Tune in next week as John Tierney regurgitates the work of an art critic who thinks Betsy Ross was actually not that good a seamstress.

Tuesday, June 05, 2007

Another mystery solved

Case closed.

The sad thing about this is that farm foe Thomas Holmes's quote is no longer quite as awesome:

"I'm going to be asking for 24-hour police protection until we defeat these bastards."

Listen up, kids

Say you're driving around Mountain View early in the morning after the prom. Your date wants nothing to do with you. You're angry. Maybe you've headed out to the farm to sneak a few drinks. You want to break something. If you happen to come across a political sign, do everyone a favor and don't pussyfoot around with hiding it in someone's yard.

Really go after it.

And you thought Mountain View couldn't learn anything from Los Altos.

According to an unverified but entirely believable report in the Voice, the police department is looking for the thieves who took several signs that advocate replacing open space with single-family detached homes. I'm surprised they could spare an officer from their investigation into the murder of Alex Fernandez, what with all the attention the media has paid to that over the last several years.

Monday, June 04, 2007

Memorial Day in D.C.

(Please excuse the delay in posting. BigDra and I have been traveling -- although that's only half newsworthy. Rants about trivial local news will be back soon).

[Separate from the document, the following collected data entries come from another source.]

template <bool kOneDir>
__global__ __launch_bounds__(64 * kFWaves) void k_gapped_front(GapArgs a, FrontAcc *acc_blocks) {
  __shared__ FrontLds lds[kFWaves];
  const int lane = threadIdx.x & 63;
  FrontLds &S = lds[threadIdx.x >> 6];
  FrontAcc &A = acc_blocks[(int64_t)blockIdx.x * kFWaves + (threadIdx.x >> 6)];
  const SearchConst &sc = a.sc;
  for (int t = lane; t < FrontTab::kCount; t += 64)
    S.tab[t] = t < SearchTab::kInt11    ? sc.tab[t]
               : t < FrontTab::kTau     ? sc.tab[SearchTab::kBulge + (t - FrontTab::kBulge)]
               : t < FrontTab::kZero    ? sc.tab[SearchTab::kTau + (t - FrontTab::kTau)]
                                        : 0;
  const int flag = kOneDir ? 1 : lane & 1;
  const bool f0 = flag == 0;
  const int drop = a.o.drop_w_gap, min_helix = a.o.min_helix, delta = a.o.delta;
  const int64_t nwaves = (int64_t)gridDim.x * kFWaves;
  constexpr int kTileHits = kOneDir ? kFDirs : kFDirs / 2;
  const int64_t ntiles = (a.n + kTileHits - 1) / kTileHits;
  const bool isdir = lane < kFDirs;
  const int me = isdir ? lane : 0;
  int64_t tile = (int64_t)blockIdx.x * kFWaves + (threadIdx.x >> 6);
  FP_DECL;
  while (tile < ntiles) {
    FP_MARK(0);
    FP_COUNT(16, 1);
    unsigned long long nt = 0;
    if (lane == 0) nt = atomicAdd(a.next_work, 1ull);
    const int64_t w = tile * kTileHits + (kOneDir ? lane : lane >> 1);
    const bool live = isdir && w < a.n;
    int64_t x = 0, qo = 0, dbase = 0;
    int query = 0, id = 0, qn = 1, q_sp = 0, db_sp = 0, q_len = 0, db_len = 0, id_start = 0;
    double e_tot = 0, e_acc = 0;
    bool resumed = false;
    int tier0 = 0, nleft0 = 0;
    if (live) {
      x = a.subset ? (int64_t)a.subset[w] : w;
      query = a.in.query[x];
      qo = a.qb.off[query];
      qn = a.qb.len[query] + 1;
      id = a.in.db_id[x];
      dbase = (int64_t)a.pg.start_pos[id] - id;
      q_sp = a.in.q_sp[x];
      db_sp = a.in.db_sp[x];
      q_len = a.in.q_len[x];
      db_len = a.in.db_len[x];
      id_start = a.in.db_id_start[x];
      e_tot = a.in.e_tot[x];
      e_acc = a.in.e_acc[x];
      const uint8_t mark = a.tier_out[x];
      if (is_resumed(mark)) {
        resumed = true;
        tier0 = mark & kMarkTier;
        nleft0 = a.bp_count[x] & 0xFFFF;
        q_sp = a.out.q_sp[x];
        db_sp = a.out.db_sp[x];
        q_len = a.out.q_len[x];
        db_len = a.out.db_len[x];
        id_start = a.out.db_id_start[x];
        e_tot = a.out.e_tot[x];
        e_acc = a.out.e_acc[x];
      }
    }
    const uint8_t *qs = a.qb.enc + qo;
    const int q_start = f0 ? q_sp : q_sp + US(q_len) - 1;
    const int64_t db_start = f0 ? (int64_t)db_sp : (int64_t)db_sp + US(db_len) - 1;
    const int id_end = id_start + US(db_len) - 1;
    bool dead = !live || (resumed && f0);
    if (kOneDir && !resumed) dead = true;
    FP_MARK(1);

    Planes q{0, 0, 0}, dr{0, 0, 0};
    int tq0 = 1, td0 = 1;
    int type0 = 0, q1 = 0, d1 = 0;
    if (live) {
      q = load_planes(qs, qn, q_start, f0 ? -1 : 1);
      const Planes dd = load_planes(a.pg.seqs, a.pg.nchars, db_start, f0 ? -1 : 1);
      tq0 = (q.valid >> 1) == 0x7FFFFFFFu ? 32 : __builtin_ctz(~(q.valid >> 1)) + 1;
      td0 = (dd.valid >> 1) == 0x7FFFFFFFu ? 32 : __builtin_ctz(~(dd.valid >> 1)) + 1;
      const int q0 = plane_base(q.lo, q.hi, q.valid, 0), d0 = plane_base(dd.lo, dd.hi, dd.valid, 0);
      q1 = plane_base(q.lo, q.hi, q.valid, 1);
      d1 = plane_base(dd.lo, dd.hi, dd.valid, 1);
      type0 = bp_type(sc, q0, d0);
      if (f0) type0 = rtype_of(type0);
      dr.lo = __builtin_bitreverse32(dd.lo);
      dr.hi = __builtin_bitreverse32(dd.hi);
      dr.valid = __builtin_bitreverse32(dd.valid);
    }
    FP_MARK(2);
    const int open_until = tq0 > td0 ? tq0 : td0;
    const int lend = drop < open_until ? drop : open_until;

    {
      const float *a3 = f0 ? a.qb.acc + qo : a.pg.acc + dbase, *c3 = f0 ? a.qb.cond + qo : a.pg.cond + dbase;
      const float *c1 = f0 ? a.pg.cond + dbase + id_end : a.qb.cond + qo + q_start;
      const int p0 = f0 ? q_start : id_start;
      const int t3 = f0 ? tq0 : td0, t1 = f0 ? td0 : tq0;
      double s3 = 0, s1 = 0;
      float ta[kFD + 1], tz[kFD], tw[kFD];
      ta[0] = (live && 1 < t3 && 1 <= lend) ? a3[p0] : 0.0f;
#pragma unroll
      for (int len = 1; len <= kFD; len++) {
        const bool v3 = live && len < t3 && len <= lend, v1 = live && len < t1 && len <= lend;
        ta[len] = v3 ? a3[p0 - len] : 0.0f;
        tz[len - 1] = v3 ? c3[p0 - len + delta] : 0.0f;
        tw[len - 1] = v1 ? c1[len] : 0.0f;
      }
#pragma unroll
      for (int len = 1; len <= kFD; len++) {
        const float xx = ta[len], yy = ta[len - 1], zz = tz[len - 1], ww = tw[len - 1];
        s3 = len == 1 ? (double)(xx - yy + zz) : s3 + xx - yy + zz;
        s1 = len == 1 ? (double)ww : s1 + ww;
        if (isdir) {
          A.eq[len - 1][lane] = f0 ? s3 : s1;
          A.ed[len - 1][lane] = f0 ? s1 : s3;
        }
      }
    }
    if (isdir) {
      S.hyb[lane] = e_tot;
      S.info[0][lane] = FRec::pack(0, 0, lane, type0, q1, d1);
      S.improved[lane] = 0;
    }
    int nrec = 1;
    int pool_used = kFDirs;
    uint32_t F2 = type0 != 0 ? 1u : 0u, W2 = wobble(type0) ? 1u : 0u, F1 = 0, W1 = 0;
    wave_mem_sync();
    FP_MARK(3);

    for (int LA = 2; LA <= kFD; LA += 2) {
      if (__ballot(!dead && LA <= lend) == 0) break;
      FP_COUNT(17, 1);
      uint32_t fA = 0, fB = 0;
#pragma unroll
      for (int h = 0; h < 2; h++) {
        const int L = LA + h;
        uint32_t p0, wb0, ahead = ~0u;
        diag_masks(q, dr, L, p0, wb0);
        for (int xx = 1; xx <= min_helix - 1; xx++) {
          uint32_t px, wbx;
          Planes qx{q.lo >> xx, q.hi >> xx, q.valid >> xx};
          diag_masks(qx, dr, L + xx, px, wbx);
          ahead &= px;
          if (xx == 1) ahead &= ~(wb0 & wbx);
        }
        const uint32_t Fp = h == 0 ? F2 : F1, Wp = h == 0 ? W2 : W1;
        const uint32_t need = ~(Fp << 1) | (wb0 & (Wp << 1));
        const int i_first = L - td0 + 1 > 1 ? L - td0 + 1 : 1;
        const int i_hi = (L < tq0 ? L : tq0) - 1;
        const uint32_t range = i_hi >= i_first ? (((i_hi >= 31 ? ~0u : ((1u << (i_hi + 1)) - 1))) & ~((1u << i_first) - 1)) : 0u;
        const uint32_t f = (!dead && L <= lend) ? (p0 & (ahead | ~need) & range) : 0u;
        if (h == 0) fA = f;
        else fB = f;
      }
      int cnt = __popc(fA) + __popc(fB);
      FP_MARK(4);
      if (nrec + cnt > kFR) {
        FP_COUNT(21, __popcll(__ballot(nrec + cnt > kFR)));
        dead = true;
        fA = fB = 0;
        cnt = 0;
      }
      int total;
      int base = wave_excl_scan(cnt, lane, total);
      if (total > kFCells || pool_used + total > kFPool) {
        if (base + cnt > kFCells || pool_used + base + cnt > kFPool) {
          dead = true;
          fA = fB = 0;
          cnt = 0;
        }
        base = wave_excl_scan(cnt, lane, total);
      }
      {
        int r = 0;
        for (uint32_t m = fA; m; m &= m - 1, r++) S.cells[base + r] = (uint32_t)lane | ((uint32_t)__builtin_ctz(m) << 8) | ((uint32_t)(nrec + r) << 16);
        for (uint32_t m = fB; m; m &= m - 1, r++)
          S.cells[base + r] = (uint32_t)lane | ((uint32_t)__builtin_ctz(m) << 8) | (1u << 13) | ((uint32_t)(nrec + r) << 16);
      }
      if (isdir) {
        S.wfp[0][lane] = 0;
        S.wfp[1][lane] = 0;
      }
      wave_lds_sync();
      FP_MARK(5);
      FP_COUNT(19, total);

      for (int c0 = 0; c0 < total;) {
        FP_COUNT(18, 1);
        const bool has = c0 + lane < total;
        const uint32_t cell = has ? S.cells[c0 + lane] : 0u;
        const int dl = cell & 63, ci = (cell >> 8) & 31, isB = (cell >> 13) & 1, rec = (int)(cell >> 16);
        const int cj = LA + isB - ci;
        const bool cf0 = !kOneDir && (dl & 1) == 0;
        const uint32_t cq_lo = __shfl(q.lo, dl), cq_hi = __shfl(q.hi, dl), cq_v = __shfl(q.valid, dl);
        const uint32_t cd_lo = __shfl(dr.lo, dl), cd_hi = __shfl(dr.hi, dl), cd_v = __shfl(dr.valid, dl);
        const int nrecb = __shfl(nrec, dl);
        const int qc = plane_base(cq_lo, cq_hi, cq_v, ci), nq = plane_base(cq_lo, cq_hi, cq_v, ci > 0 ? ci - 1 : 0),
                  fq = plane_base(cq_lo, cq_hi, cq_v, ci + 1);
        const int sh = 31 - cj - 1;
        const uint32_t dlo = cd_lo >> (sh & 31), dhi = cd_hi >> (sh & 31), dvv = cd_v >> (sh & 31);
        const int fd = plane_base(dlo, dhi, dvv, 0), dc = plane_base(dlo, dhi, dvv, 1), nd = plane_base(dlo, dhi, dvv, 2);
        int ctype = bp_type(sc, qc, dc);
        if (!cf0) ctype = rtype_of(ctype);
        uint32_t qmask = 0;
        double eqc = 0, edc = 0;
        if (has) {
          eqc = A.eq[ci - 1][dl];
          edc = A.ed[cj - 1][dl];
        }
        const int nscan = has ? nrecb : 0;
        for (int k = 0; __ballot(k < nscan) != 0; k += 2) {
          const uint32_t v0 = S.info[k][dl], v1 = S.info[k + 1 < kFR ? k + 1 : k][dl];
          if (k < nscan && FRec::i(v0) < ci && FRec::j(v0) < cj) qmask |= 1u << k;
          if (k + 1 < nscan && FRec::i(v1) < ci && FRec::j(v1) < cj) qmask |= 2u << k;
        }
        const uint32_t cdw = (uint32_t)ci | ((uint32_t)cj << 5) | ((uint32_t)ctype << 10) | ((uint32_t)nq << 13) | ((uint32_t)nd << 16) |
                             ((uint32_t)dl << 19);
        const int pool = pool_used + c0 + lane;
        if (has) S.info[rec][dl] = FRec::pack(ci, cj, pool, rtype_of(ctype), fq, fd);
        FP_MARK(6);
        int npc = __popc(qmask), ptotal;
        int poff = wave_excl_scan(npc, lane, ptotal);
        const unsigned long long fits = __ballot(has && poff + npc <= kFPairs);
        const int ncr = fits == ~0ull ? 64 : __builtin_ctzll(~fits);
        const bool mine = lane < ncr;
        if (ncr < 64) ptotal = __shfl(poff, ncr);
        if (mine) {
          int r = 0;
          for (uint32_t m = qmask; m; m &= m - 1, r++) S.pairs[poff + r] = cdw | ((uint32_t)__builtin_ctz(m) << 25);
        }
        wave_lds_sync();
        FP_MARK(7);
        FP_COUNT(20, ptotal);
        for (int p0 = 0; p0 < ptotal; p0 += 64) {
          const int p = p0 + lane;
          if (p < ptotal) {
            const uint32_t cdv = S.pairs[p];
            const int k = cdv >> 25;
            const int pci = cdv & 31, pcj = (cdv >> 5) & 31, pct = (cdv >> 10) & 7, pnq = (cdv >> 13) & 7, pnd = (cdv >> 16) & 7,
                      pdl = (cdv >> 19) & 63;
            const bool pf0 = !kOneDir && (pdl & 1) == 0;
            const uint32_t v = S.info[k][pdl];
            const double hk = S.hyb[FRec::pool(v)];
            const int ri = FRec::i(v), rj = FRec::j(v), rq = FRec::qa(v), rd = FRec::da(v), rt = FRec::type(v);
            double te = loop_energy_front(sc, S.tab, pf0 ? pct : rt, pf0 ? rt : pct, pci - ri - 1, pcj - rj - 1, pf0 ? pnq : rq,
                                          pf0 ? pnd : rd, pf0 ? rq : pnq, pf0 ? rd : pnd);
            te += hk;
            S.te[p] = te;
          }
        }
        wave_lds_sync();
        FP_MARK(8);
        if (mine) {
          double bte = 1000000.0;
          int bk = 0;
          int r = 0;
          for (uint32_t m = qmask; m; m &= m - 1, r++) {
            const double te = S.te[poff + r];
            if (te < bte) {
              bte = te;
              bk = __builtin_ctz(m);
            }
          }
          const int ptype = FRec::type(S.info[bk][dl]);
          S.hyb[pool] = bte;
          if (ptype != 0) atomicOr(&S.wfp[isB][dl], (wobble(ptype) ? 0x10001u : 1u) << (ci - 1));
          const double ie = eqc + edc + bte;
          const double min_e = S.hyb[dl];
          if (ie < min_e) S.improved[dl] = 1;
        }
        wave_lds_sync();
        FP_MARK(9);
        c0 += ncr;
      }
      nrec += cnt;
      pool_used += total;
      {
        const uint32_t m0 = S.wfp[0][me], m1 = S.wfp[1][me];
        F2 = (m0 & 0xFFFFu) << 1;
        W2 = (m0 >> 16) << 1;
        F1 = (m1 & 0xFFFFu) << 1;
        W1 = (m1 >> 16) << 1;
      }
      FP_COUNT(22, __popcll(__ballot(!dead && S.improved[me] != 0)));
      if (S.improved[me]) dead = true;
      FP_MARK(10);
    }

    FP_COUNT(23, pool_used > 640);
    FP_COUNT(24, pool_used > 704);
    FP_COUNT(25, pool_used > 768);
    FP_COUNT(26, pool_used);
    FP_MARK(11);
    bool ok = live && (!dead || (resumed && f0));
    bool ok_other;
    double dng = 0, dng_other = 0;
    if constexpr (kOneDir) {
      ok_other = ok;
      ok = live && resumed;
      if (live) {
        dng = dangle_energy_gapped(sc, q_sp, (int64_t)db_sp, 0, qs, qn, a.pg.seqs, a.pg.nchars);
        dng_other = dangle_energy_gapped(sc, q_sp + US(q_len) - 1, (int64_t)db_sp + US(db_len) - 1, 1, qs, qn, a.pg.seqs, a.pg.nchars);
      }
    } else {
      ok_other = __shfl_xor(ok ? 1 : 0, 1) != 0;
      if (live) {
        const int qp = f0 ? q_sp : q_sp + US(q_len) - 1;
        const int64_t dp = f0 ? (int64_t)db_sp : (int64_t)db_sp + US(db_len) - 1;
        dng = dangle_energy_gapped(sc, qp, dp, flag, qs, qn, a.pg.seqs, a.pg.nchars);
      }
      dng_other = __shfl_xor(dng, 1);
    }
    if (live && (kOneDir || f0)) {
      if (ok && ok_other) {
        const double d0 = dng, d1 = dng_other;
        double e = e_tot, hy = e_tot - e_acc;
        e += d0;
        e += d1;
        hy += d0;
        hy += d1;
        a.overflow[w] = 0;
        a.tier_out[x] = (uint8_t)(resumed ? tier0 : a.tier_id);
        a.bp_count[x] = nleft0;
        a.out.q_sp[x] = q_sp;
        a.out.db_sp[x] = db_sp;
        a.out.q_len[x] = q_len;
        a.out.db_len[x] = db_len;
        a.out.db_id[x] = id;
        a.out.db_id_start[x] = id_start;
        a.out.query[x] = query;
        a.out.e_acc[x] = e_acc;
        a.out.e_hyb[x] = hy;
        a.out.e_tot[x] = e;
      } else {
        a.overflow[w] = 1;
        if (resumed) {
          a.tier_out[x] = (uint8_t)(kResumeMark | tier0);
        } else if (ok) {
          a.out.q_sp[x] = q_sp;
          a.out.db_sp[x] = db_sp;
          a.out.q_len[x] = q_len;
          a.out.db_len[x] = db_len;
          a.out.db_id_start[x] = id_start;
          a.out.e_acc[x] = e_acc;
          a.out.e_hyb[x] = e_tot - e_acc;
          a.out.e_tot[x] = e_tot;
          a.bp_count[x] = 0;
          a.tier_out[x] = kResumeMark;
        }
      }
    }
    wave_mem_sync();
    tile = nwaves + (int64_t)__shfl(nt, 0);
    FP_MARK(12);
  }
  FP_FLUSH();
}

}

I got to D.C. last Sunday, in time to meet my cousins' eight-week-old baby and spend Memorial Day at Arlington National Cemetery, "our nation's most sacred shrine." The President was speaking at the Tomb of the Unknown Soldiers, but I was there to see Ken Ballard.

His mother, Karen Meredith, had been kind enough to invite me to the ceremony to mark the third year since his death. It meant a lot to me to be there, knowing Ken only through the tearful stories his mother relates and the awed tones in which his friends described him to me.

Karen and her family decorated Ken's headstone as a crowd of maybe 15 of us gathered at Ken's gravesite in Section 60, donning buttons with Ken's face in front of an American flag background. Karen talked briefly about her son, in the same touching manner she always does. One of his commanding officers spoke of the strength his soldiers felt for him. She passed around a book about Arlington for us to sign. Then, with nothing more to say, she popped a bottle of champagne, and we celebrated.

It was the first Memorial Day since the death of our neighbor Will Sigua and my college teammate Nate Krissoff. In the many more Memorial Days that will hopefully follow for the rest of us, let us remember all of them fondly and continue to aspire to the examples they set for us.